▶ [What you are asked to do]:
Gather each line of the records where "second" appears.

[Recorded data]

# rrwick/Polypolish

Measured on AMD Instinct MI355X. Metric: assembly Mbp polished/sec at 200x coverage; bit-identical FASTA vs reference, higher is better.
Workload: dtype u8/u32 counts + f64 depth

## Files before the change

polypolish_amd/csrc/pp_k_emit.h:

```cpp
#pragma once

namespace pp {

__global__ __launch_bounds__(256) void k_sub_bases(const u8 *__restrict__ bases, const u64 *__restrict__ sub_off, u32 n_sub,
                                                   const u64 *__restrict__ src_start, u8 *__restrict__ out, u64 g_sub) {
    const u64 p0 = ((u64)blockIdx.x * blockDim.x + threadIdx.x) * 8ull;
    if (p0 >= g_sub) return;
    u32 lo = 0, hi = n_sub;
    while (hi - lo > 1) {
        const u32 mid = (lo + hi) >> 1;
        if (sub_off[mid] <= p0) lo = mid; else hi = mid;
    }
    if (p0 + 8 <= sub_off[lo + 1]) {
        u64 v;
        __builtin_memcpy(&v, bases + src_start[lo] + (p0 - sub_off[lo]), 8);
        __builtin_memcpy(out + p0, &v, 8);
        return;
    }
    for (u64 p = p0; p < min(p0 + 8, g_sub); p++) {
        while (p >= sub_off[lo + 1]) lo++;
        out[p] = bases[src_start[lo] + (p - sub_off[lo])];
    }
}

__device__ __forceinline__ u32 code_len(u8 c, u32 gp, const MultiEnt *multi, u32 n_multi) {
    if (c == 0) return 0;
    if (c < 0x80u) return 1;
    if (c != 0xFFu) return c & 0x7Fu;
    for (u32 i = 0; i < n_multi; i++)
        if (multi[i].pos == gp) return multi[i].eff;
    return 0;
}

#ifndef PP_EMIT_PPT
#define PP_EMIT_PPT 16
#endif
constexpr int EMIT_PPT = PP_EMIT_PPT;
static_assert(EMIT_PPT == 8 || EMIT_PPT == 16, "an 8- or 16-byte load of codes per thread");
constexpr int COMPACT_THREADS = TILE / EMIT_PPT;
constexpr u32 EMIT_FUSE_MAX = 4096;
template <u32 NTHREADS>
__device__ __forceinline__ u64 sum_part(const u32 *__restrict__ a, u32 n, u32 t) {
    u64 p = 0;
#pragma unroll 1
    for (u32 i0 = 4u * t; i0 < n; i0 += 16u * NTHREADS) {
        uint4 v[4];
#pragma unroll
        for (u32 j = 0; j < 4u; j++) {
            const u32 i = i0 + 4u * NTHREADS * j;
            v[j] = make_uint4(0u, 0u, 0u, 0u);
            if (i < n) v[j] = *(const uint4 *)(a + i);
        }
#pragma unroll
        for (u32 j = 0; j < 4u; j++) {
            const u32 i = i0 + 4u * NTHREADS * j;
            p += (u64)(i < n ? v[j].x : 0u) + (i + 1u < n ? v[j].y : 0u) + (i + 2u < n ? v[j].z : 0u) + (i + 3u < n ? v[j].w : 0u);
        }
    }
    return p;
}
template <u32 NTHREADS>
__device__ __forceinline__ u64 prefix_part(const u32 *__restrict__ win_coarse, const u32 *__restrict__ win_coarse2,
                                           const u32 *__restrict__ win_len, u32 w, u32 t) {
    static_assert(WIN_COARSE == 64 && WIN_COARSE2 == 64 * WIN_COARSE && NTHREADS >= 32, "two stretches of up to 64 elements: sixteen threads each");
    const u32 g = w / WIN_COARSE, g2 = w / WIN_COARSE2;
    const bool second = t >= 16u;
    const u32 *const a = second ? win_coarse + (u64)g2 * 64u : win_len + (u64)g * WIN_COARSE;
    const u32 n = second ? g - g2 * 64u : w - g * WIN_COARSE, i = 4u * (t & 15u);
    uint4 v = make_uint4(0u, 0u, 0u, 0u);
    if (t < 32u && i < n) v = *(const uint4 *)(a + i);
    u64 p = sum_part<NTHREADS>(win_coarse2, g2, t);
    if (t < 32u) p += (u64)(i < n ? v.x : 0u) + (i + 1u < n ? v.y : 0u) + (i + 2u < n ? v.z : 0u) + (i + 3u < n ? v.w : 0u);
    return p;
}

template <bool FUSED>
__device__ __forceinline__ void compact_window(u32 w, const u8 *__restrict__ code, u64 G,
                                               const u64 *__restrict__ win_out, const u32 *__restrict__ win_len, const u32 *__restrict__ win_coarse, const u32 *__restrict__ win_coarse2, u64 cap_out,
                                               const MultiEnt *__restrict__ multi,
                                               const u32 *__restrict__ counters,
                                               u8 *__restrict__ out, const u64 *__restrict__ status) {
    __shared__ u32 wsum[COMPACT_THREADS / 64];
    __shared__ u64 psum[COMPACT_THREADS / 64];
    const u32 t = threadIdx.x, lane = t & 63u, wave = t >> 6;
    const u64 p0 = (u64)w * TILE + (u64)EMIT_PPT * t;
    const bool whole = p0 + EMIT_PPT <= G;
    uint4 v = make_uint4(0u, 0u, 0u, 0u);
    if (whole) {
        if constexpr (EMIT_PPT == 16) v = *(const uint4 *)(code + p0);
        else { const uint2 h = *(const uint2 *)(code + p0); v.x = h.x; v.y = h.y; }
    }
    const u64 st = *status;
    u64 o0 = 0, o1 = 0, part = 0;
    if constexpr (FUSED) {
        o1 = win_len[w];
        part = prefix_part<COMPACT_THREADS>(win_coarse, win_coarse2, win_len, w, t);
    } else {
        o0 = win_out[w];
        o1 = win_out[w + 1];
    }
    const u32 n_multi = counters[MC_MULTI];
    asm volatile("" : "+v"(v.x), "+v"(v.y), "+v"(v.z), "+v"(v.w));
    if ((st != ~0ull) | (o1 == o0)) return;
    u8 c[EMIT_PPT];
    if (whole) {
        __builtin_memcpy(c, &v, EMIT_PPT);
    } else {
#pragma unroll
        for (int i = 0; i < EMIT_PPT; i++) c[i] = (p0 + i < G) ? code[p0 + i] : (u8)0;
    }
    u32 len[EMIT_PPT], s = 0;
    bool all_one = true;
#pragma unroll
    for (int i = 0; i < EMIT_PPT; i++) {
        len[i] = code_len(c[i], (u32)(p0 + i), multi, n_multi);
        s += len[i];
        all_one = all_one && c[i] != 0 && c[i] < 0x80u;
    }
    u32 inc = s;
    for (int o = 1; o < 64; o <<= 1) {
        u32 v2 = __shfl_up(inc, o, 64);
        if ((int)lane >= o) inc += v2;
    }
    if (lane == 63) wsum[wave] = inc;
    if constexpr (FUSED) {
        const u64 pw = wave_sum64(part);
        if (lane == 0) psum[wave] = pw;
    }
    __syncthreads();
    u32 base = 0;
    for (u32 i = 0; i < wave; i++) base += wsum[i];
    if constexpr (FUSED) {
        const u64 len_w = o1;
        o0 = 0;
        for (u32 i = 0; i < (u32)(COMPACT_THREADS / 64); i++) o0 += psum[i];
        if (o0 + len_w > cap_out) return;
    }
    u64 off = o0 + base + (inc - s);
    if (all_one) {
        __builtin_memcpy(out + off, c, EMIT_PPT);
    } else {
#pragma unroll
        for (int i = 0; i < EMIT_PPT; i++) {
            if (c[i] && c[i] < 0x80u) out[off] = c[i];
            off += len[i];
        }
    }
}

template <bool FUSED>
__device__ __forceinline__ void finalize_entries(u32 first_wave, u32 n_waves, const u8 *__restrict__ code, u64 G,
                                                 const u64 *__restrict__ win_out, u32 nwin,
                                                 const u32 *__restrict__ win_len, const u32 *__restrict__ win_coarse, const u32 *__restrict__ win_coarse2, u64 cap_out, u64 *__restrict__ total_out, u64 *status,
                                                 const MultiEnt *__restrict__ multi,
                                                 const u32 *__restrict__ counters,
                                                 const u8 *__restrict__ seq,
                                                 const u64 *__restrict__ contig_off, u32 n_contigs,
                                                 u8 *__restrict__ out, u64 *__restrict__ ctg_out) {
    const u32 n_multi = counters[MC_MULTI];
    const u32 lane = threadIdx.x & 63u;
    const u32 n_todo = n_multi + n_contigs + 1u;
    auto begin_of = [&](u32 w) -> u64 {
        if constexpr (FUSED) return wave_sum64(prefix_part<64>(win_coarse, win_coarse2, win_len, w, lane)); else return win_out[w];
    };
    for (u32 t = first_wave; t < n_todo; t += n_waves) {
        u64 gp;
        if (t < n_multi) gp = multi[t].pos; else gp = contig_off[t - n_multi];
        u64 off;
        if (gp >= G) {
            off = begin_of(nwin);
            if (FUSED && t == n_todo - 1u && lane == 0) {
                __hip_atomic_store(total_out, off, __ATOMIC_RELAXED, __HIP_MEMORY_SCOPE_AGENT);
                if (off > cap_out) report(status, off, DE_CAPACITY);
            }
        } else {
            const u32 w = (u32)(gp / TILE);
            u32 part = 0;
            bool emits;
            if constexpr (FUSED) emits = win_len[w] != 0u; else emits = win_out[w + 1] != win_out[w];
            if (emits)
                for (u64 q = (u64)w * TILE + lane; q < gp; q += 64) part += code_len(code[q], (u32)q, multi, n_multi);
            off = begin_of(w) + wave_sum(part);
        }
        if (t < n_multi) {
            if (lane == 0 && !(FUSED && off + multi[t].len > cap_out)) {
                const u8 *s = seq + multi[t].off;
                for (u32 b = 0; b < multi[t].len; b++)
                    if (s[b] != (u8)'-') out[off++] = s[b];
            }
        } else if (lane == 0) {
            __hip_atomic_store(&ctg_out[t - n_multi], off, __ATOMIC_RELAXED, __HIP_MEMORY_SCOPE_AGENT);
        }
    }
}

constexpr u32 EMIT_DONE_GROUP = 64, EMIT_DONE_STRIDE = 8;
__host__ __device__ constexpr u64 emit_done_words(u64 blocks) { return (1ull + (blocks + EMIT_DONE_GROUP - 1) / EMIT_DONE_GROUP) * EMIT_DONE_STRIDE; }
struct EmitTail {
    u64 *meta;
    u32 words;
    u32 reinit;
    u64 *host;
    u64 serial;
    u64 *done;
    u32 *zero_a, *zero_b, *zero_c, *zero_d;
    u32 n_zero;
    u32 *zero_e;
    u32 n_zero_e;
    u32 ordered;
};
__device__ __forceinline__ void emit_tail(const EmitTail &Z) {
    __shared__ u32 s_last;
    if (!Z.host) return;
#if defined(__HIP_DEVICE_COMPILE__) && !defined(__gfx950__) && !defined(__gfx942__)
#error "k_emit's last-workgroup hand-over relies on gfx942/gfx950 agent-scope store/load semantics"
#endif
    __builtin_amdgcn_s_waitcnt(0);
    __syncthreads();
    if (threadIdx.x == 0) {
        u64 *const mine = Z.done + (u64)EMIT_DONE_STRIDE * (1u + blockIdx.x / EMIT_DONE_GROUP);
        const u32 in_group = min(EMIT_DONE_GROUP, gridDim.x - blockIdx.x / EMIT_DONE_GROUP * EMIT_DONE_GROUP);
        bool last = false;
        if (__hip_atomic_fetch_add(mine, 1ull, __ATOMIC_RELAXED, __HIP_MEMORY_SCOPE_AGENT) == (u64)in_group - 1ull) {
            __hip_atomic_store(mine, 0ull, __ATOMIC_RELAXED, __HIP_MEMORY_SCOPE_AGENT);
            last = __hip_atomic_fetch_add(Z.done, 1ull, __ATOMIC_RELAXED, __HIP_MEMORY_SCOPE_AGENT) == (u64)((gridDim.x + EMIT_DONE_GROUP - 1u) / EMIT_DONE_GROUP) - 1ull;
            if (last) __hip_atomic_store(Z.done, 0ull, __ATOMIC_RELAXED, __HIP_MEMORY_SCOPE_AGENT);
        }
        s_last = last;
    }
    __syncthreads();
    if (!s_last) return;
    const u32 i0 = threadIdx.x;
    const u64 st = __hip_atomic_load(Z.meta + MW_STATUS, __ATOMIC_RELAXED, __HIP_MEMORY_SCOPE_AGENT);
    const u64 c01 = __hip_atomic_load(Z.meta + MW_COUNTERS, __ATOMIC_RELAXED, __HIP_MEMORY_SCOPE_AGENT);
    const u64 c23 = __hip_atomic_load(Z.meta + MW_COUNTERS + 1, __ATOMIC_RELAXED, __HIP_MEMORY_SCOPE_AGENT);
    u64 v = __hip_atomic_load(Z.meta + min(i0, Z.words - 1u), __ATOMIC_RELAXED, __HIP_MEMORY_SCOPE_AGENT);
    const bool flagged = (u32)c01 != 0u || (u32)c23 != 0u;
    const bool again = st == ~0ull && (Z.reinit == 2u || (Z.reinit == 1u && !flagged));
    __syncthreads();
    for (u32 i = i0; i < Z.words; i += blockDim.x) {
        if (i != i0) v = __hip_atomic_load(Z.meta + i, __ATOMIC_RELAXED, __HIP_MEMORY_SCOPE_AGENT);
        __hip_atomic_store(Z.host + i, v, __ATOMIC_RELAXED, __HIP_MEMORY_SCOPE_SYSTEM);
        if (again) Z.meta[i] = i == MW_STATUS ? ~0ull : 0ull;
    }
    if (!Z.ordered && threadIdx.x == 0) {
        __hip_atomic_store(Z.host + Z.words, again ? 1ull : 0ull, __ATOMIC_RELAXED, __HIP_MEMORY_SCOPE_SYSTEM);
        __hip_atomic_store(Z.host + Z.words + 1, Z.serial, __ATOMIC_RELAXED, __HIP_MEMORY_SCOPE_SYSTEM);
    }
    if (again) {
        for (u32 i = threadIdx.x; i < Z.n_zero_e; i += blockDim.x) Z.zero_e[i] = 0;
        if (Z.zero_a)
            for (u32 i = threadIdx.x; i < Z.n_zero; i += blockDim.x) { Z.zero_a[i] = 0; Z.zero_b[i] = 0; }
        if (Z.zero_c)
            for (u32 i = threadIdx.x; i < Z.n_zero; i += blockDim.x) { Z.zero_c[i] = 0; Z.zero_d[i] = 0; }
    }
    if (Z.ordered) {
        __builtin_amdgcn_s_waitcnt(0);
        __syncthreads();
        if (threadIdx.x == 0) {
            __hip_atomic_store(Z.host + Z.words, again ? 1ull : 0ull, __ATOMIC_RELAXED, __HIP_MEMORY_SCOPE_SYSTEM);
            __builtin_amdgcn_s_waitcnt(0);
            __hip_atomic_store(Z.host + Z.words + 1, Z.serial, __ATOMIC_RELAXED, __HIP_MEMORY_SCOPE_SYSTEM);
        }
    }
}
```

▶ [Result]:
    const bool second = t >= 16u;
    const u32 *const a = second ? win_coarse + (u64)g2 * 64u : win_len + (u64)g * WIN_COARSE;
    const u32 n = second ? g - g2 * 64u : w - g * WIN_COARSE, i = 4u * (t & 15u);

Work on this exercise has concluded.